Other intern errors resulted in one patient developing a rapid heart rate for a protracted period of time, and another developed an abnormally low heart rate due to an overdose of a tranquilizer.

“All of these errors had the potential to cause serious harm,” Czeisler says. “Fortunately, most of the errors were discovered or did not result in detectable harm to the patient.”

“If the most serious of the errors had not been intercepted by the hospital staff, some patients would have been seriously injured,” admits Christopher Landrigan, lead author of one of the journal reports. “Two patients did die from hospital infections, but these deaths were not due to errors on the part of interns. Death rates were normal for intensive care units, and there was no difference in these rates between teams on traditional schedules and those on the lighter schedule.”

Sleep up, errors down

Participating in the study was tough on the 24 interns. They were constantly watched; doctors followed them continuously, day and night. Even bedtime gave no freedom from surveillance. They wore electrodes on their heads and faces to reveal if they were awake or asleep and whether the sleep was light or deep.

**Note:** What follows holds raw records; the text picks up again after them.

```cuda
int sk_gemm_ex_launch(const SkGemmEx& g, cudaStream_t stream) {
  GemmParams p;
  int BN = 0, ew = 0, grid = 0;
  const int rc0 = plan_gemm(g, p, BN, ew, grid);
  if (rc0) return rc0;
  const bool use3d = g.a_rows > 0;
  CUtensorMap tm[6];
  const void* As[2] = {g.A, g.passes == 3 ? g.A_lo : g.A};
  const void* Bs[2] = {g.B, g.passes == 3 ? g.B_lo : g.B};
  for (int i = 0; i < 2; ++i) {
    int rc;
    CUtensorMap* ta = &tm[i == 0 ? 0 : 2];
    CUtensorMap* tb = &tm[i == 0 ? 1 : 3];
    if (use3d) {
      rc = sk_make_tmap_3d(ta, As[i], (uint64_t)g.a_inner, (uint64_t)g.a_rows, (uint64_t)g.batch, (uint64_t)g.a_row_stride,
                           (uint64_t)g.a_batch_stride, BM);
    } else if (!g.a_mn) {
      rc = sk_make_tmap_2d(ta, As[i], 2, (uint64_t)g.K, (uint64_t)g.M, (uint64_t)g.lda, BK, BM);
    } else {
      rc = sk_make_tmap_2d(ta, As[i], 2, (uint64_t)g.M, (uint64_t)g.K, (uint64_t)g.lda, 64, BK);
    }
    if (rc) return rc;
    if (!g.b_mn) rc = sk_make_tmap_2d(tb, Bs[i], 2, (uint64_t)g.K, (uint64_t)g.N, (uint64_t)g.ldb, BK, (uint32_t)BN);
    else         rc = sk_make_tmap_2d(tb, Bs[i], 2, (uint64_t)g.N, (uint64_t)g.K, (uint64_t)g.ldb, 64, BK);
    if (rc) return rc;
  }
  tm[4] = tm[0];
  const uint32_t box_rows = p.reg_epi ? 16 : 32;
  if (p.tma_store) {
    const int rc2 = sk_make_tmap_2d(&tm[4], g.C, 2, (uint64_t)(g.epi == 2 ? 2 * g.N : g.N), (uint64_t)g.M, (uint64_t)g.ldc, 64, box_rows);
    if (rc2) return rc2;
  }
  tm[5] = tm[4];
  if (g.epi == 1) {
    const int rc3 = sk_make_tmap_2d(&tm[5], g.aux_out, 2, (uint64_t)g.N / 2, (uint64_t)g.M, (uint64_t)g.ld_aux_out, 64, box_rows);
    if (rc3) return rc3;
  } else if (g.epi == 4) {
    const int rc3 = sk_make_tmap_2d(&tm[5], g.aux_out, 2, (uint64_t)g.N, (uint64_t)g.M, (uint64_t)g.ld_aux_out, 64, 32);
    if (rc3) return rc3;
  } else if (p.tma_store && BN % 64 != 0) {
    const int rc3 = sk_make_tmap_2d(&tm[5], g.C, 2, (uint64_t)g.N, (uint64_t)g.M, (uint64_t)g.ldc, 32, box_rows);
    if (rc3) return rc3;
  }
  int rc;
  if (p.sk_units > 0) {
    rc = dispatch_major<256, true>(g.a_mn, g.b_mn, tm, p, grid, stream);
  } else if (ew == 8) {
    rc = dispatch_major<256, false, 8>(g.a_mn, g.b_mn, tm, p, grid, stream);
  } else {
    switch (BN) {
      case 256: rc = dispatch_major<256, false>(g.a_mn, g.b_mn, tm, p, grid, stream); break;
      case 224: rc = dispatch_major<224, false>(g.a_mn, g.b_mn, tm, p, grid, stream); break;
      case 192: rc = dispatch_major<192, false>(g.a_mn, g.b_mn, tm, p, grid, stream); break;
      case 128: rc = dispatch_major<128, false>(g.a_mn, g.b_mn, tm, p, grid, stream); break;
      default:  rc = dispatch_major<64, false>(g.a_mn, g.b_mn, tm, p, grid, stream); break;
    }
  }
  if (rc) return rc;
  if (p.splits > 1) {
    SK_REQUIRE(g.residual == nullptr || g.residual == g.C, "gemm: split-K supports only in-place accumulation");
    const long n8 = (long)g.M * g.N / 8;
    int blocks = (int)((n8 + 255) / 256);
    if (blocks > sk_num_sms() * 8) blocks = sk_num_sms() * 8;
    sk_prof_begin(0, stream);
    SK_CUDA_CHECK(sk_launch_pdl(splitk_reduce_kernel, dim3(blocks), dim3(256), (size_t)(0), stream, p.splitk_ws, reinterpret_cast<bf16*>(g.C), g.M, g.N, g.ldc, p.splits,
                                                     g.residual != nullptr, g.round_before_res));
    sk_prof_end(stream);
    SK_LAUNCH_CHECK();
  }
  return 0;
}

SkGemmEx sk_gemm_desc(int M, int N, int K, const void* A, int lda, int a_mn, const void* B, int ldb, int b_mn, void* C,
                      int ldc, int out_f32, const void* bias, const void* residual, int ldr, int round_before_res, int act,
                      int force_bn, void* splitk_ws, size_t splitk_ws_bytes) {
  SkGemmEx g;
  memset(&g, 0, sizeof(g));
  g.M = M; g.N = N; g.K = K; g.batch = 1; g.passes = 1;
  g.A = A; g.lda = lda; g.a_mn = a_mn;
  g.B = B; g.ldb = ldb; g.b_mn = b_mn;
  g.C = C; g.ldc = ldc; g.out_f32 = out_f32;
  g.bias = bias; g.residual = residual; g.ldr = ldr; g.round_before_res = round_before_res; g.act = act;
  g.force_bn = force_bn;
  g.pdl = 1;
  g.splitk_ws = splitk_ws;
  g.splitk_ws_bytes = splitk_ws_bytes;
  return g;
}
int sk_gemm_launch(int M, int N, int K, const void* A, int lda, int a_mn, const void* B, int ldb, int b_mn, void* C,
                   int ldc, int out_f32, const void* bias, const void* residual, int ldr, int round_before_res, int act,
                   int force_bn, cudaStream_t stream, void* splitk_ws, size_t splitk_ws_bytes) {
  return sk_gemm_ex_launch(sk_gemm_desc(M, N, K, A, lda, a_mn, B, ldb, b_mn, C, ldc, out_f32, bias, residual, ldr,
                                        round_before_res, act, force_bn, splitk_ws, splitk_ws_bytes),
                           stream);
}

int sk_linear_swiglu_fwd_launch(int M, int F, int K, const void* x, const void* Wgu, void* gu, void* act, cudaStream_t s) {
  SkGemmEx g;
// ... 61 lines not shown
```

Baseline: 165,800.

## Fuse SwiGLU backward into register epilogue with TMA-prefetched gate/up operands

Adds a GU kernel variant for the epi==2 (SwiGLU backward) GEMM. The accumulator is combined in registers with gate/up operands that TMA double-buffers into per-warp shared memory, and the results go out through TMA stores, replacing the parked-accumulator shared-memory epilogue. It also adds a register epilogue with residual add for narrower tiles, and stops epi==2 from using 8 epilogue warps. The GU variant drops to 3 pipeline stages to make room for operand buffers, which may reduce mainloop latency hiding.

```diff
diff --git a/slamkit_b200/csrc/gemm_tcgen05.cu b/slamkit_b200/csrc/gemm_tcgen05.cu
--- a/slamkit_b200/csrc/gemm_tcgen05.cu
+++ b/slamkit_b200/csrc/gemm_tcgen05.cu
@@ -56,16 +56,17 @@
   int rope_T, rope_cols, rope_maxpos, rope_rot;
 };
 
-template <int BN, int EW = 4>
+template <int BN, int EW = 4, bool GU = false>
 struct GemmCfg {
   static constexpr int A_BYTES = BM * BK * 2;
   static constexpr int B_ATOMS = (BN + 63) / 64;
   static constexpr int B_BYTES = B_ATOMS * 64 * BK * 2;
   static constexpr int STAGE_BYTES = A_BYTES + B_BYTES;
-  static constexpr int STAGES = (BN > 128) ? 4 : (BN > 64 ? 6 : 8);
-  static constexpr int STAGING_BYTES = 4 * 2 * 4096;
+  static constexpr int STAGES = GU ? 3 : ((BN > 128) ? 4 : (BN > 64 ? 6 : 8));
+  static constexpr int STAGING_BYTES = GU ? 8 * 2048 : 4 * 2 * 4096;
+  static constexpr int OPND_BYTES = GU ? 8 * 2 * 4096 : 0;
   static constexpr int BAR_BYTES = 256;
-  static constexpr int SMEM_BYTES = STAGES * STAGE_BYTES + STAGING_BYTES + BAR_BYTES + 1024;
+  static constexpr int SMEM_BYTES = STAGES * STAGE_BYTES + STAGING_BYTES + OPND_BYTES + BAR_BYTES + 1024;
   static_assert(BN % 64 == 0 || (BN == 224 && EW == 4), "a 32-column tail chunk only on the 224-wide tile");
   static_assert(STAGES * STAGE_BYTES >= BM * BN * 4, "the parked fp32 accumulator must fit in the stage ring");
   static_assert(SMEM_BYTES <= 227 * 1024, "sm_90 allows 227 KB of shared memory per block");
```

Other research has revealed that a single sleepless night reduces performance to a level similar to a blood alcohol level of 0.1 percent, high enough to get you arrested for drunken driving. Such short-term sleep deprivation is compounded by not getting enough sleep over weeks and even months, something that is a matter of fact in an interns’ traditional schedule, Landrigan points out.

Allowing the interns more sleep should also decrease the problem of sleep inertia, the familiar grogginess felt right after waking from a deep sleep. The lighter schedule also was designed to reduce the equivalent of jet lag, or having the normal day-night cycle scrambled. Those slated to pull overnighters were advised to take midafternoon naps before going to work. On days where schedules called for a continuous16-hour shift, interns could sleep afterward until they felt ready to get up.

Cutting shifts from 30 to 16 hours still leaves interns with a long day by ordinary standards. It’s the equivalent of working from 8 a.m. to midnight. And crammed into those hours are hundreds of different tasks.

An intern’s day may demand 200 actions that must be taken in the next 24 hours. “Most of those in the study got it right 99.5 percent of the time,” Czeisler notes. “It was the other half percent that we are concerned with. Those who worked 30 continuous hours in intensive care units, where the sickest patients are, nodded off twice as often while working at night and made many more serious errors than those whose continuous shifts lasted no more than 16 hours.”

Reducing biological costs

Last year, the group that sets duty hours for interns and residents, the Accreditation Council for Graduate Medical Education, limited those hours to 80 per week. But this standard still allows unbroken stretches of 30 hours.

Czeisler would like to see intensive-care-unit limits of 12 hours. “The biological costs of foregoing sleep are well known,” he says. “They include slowed reaction times, impaired judgment and learning, and lapses of attention. It’s time to apply this knowledge to the traditions of medicine. When Harvard took the first step to do this, our studies showed that the rates of serious medical errors in two intensive care units were lowered significantly. In particular, rates of serious diagnostic errors dropped fivefold.”

Czeisler’s colleagues Steven Lockley and Christopher Landrigan point out that their results have “important implications for health policy, since more than 100,000 physicians are currently in training in the United States.” They further note that, “our findings may apply not only to residents working in critical care units but also to more senior residents, physicians, nurses and others, including surgeons.”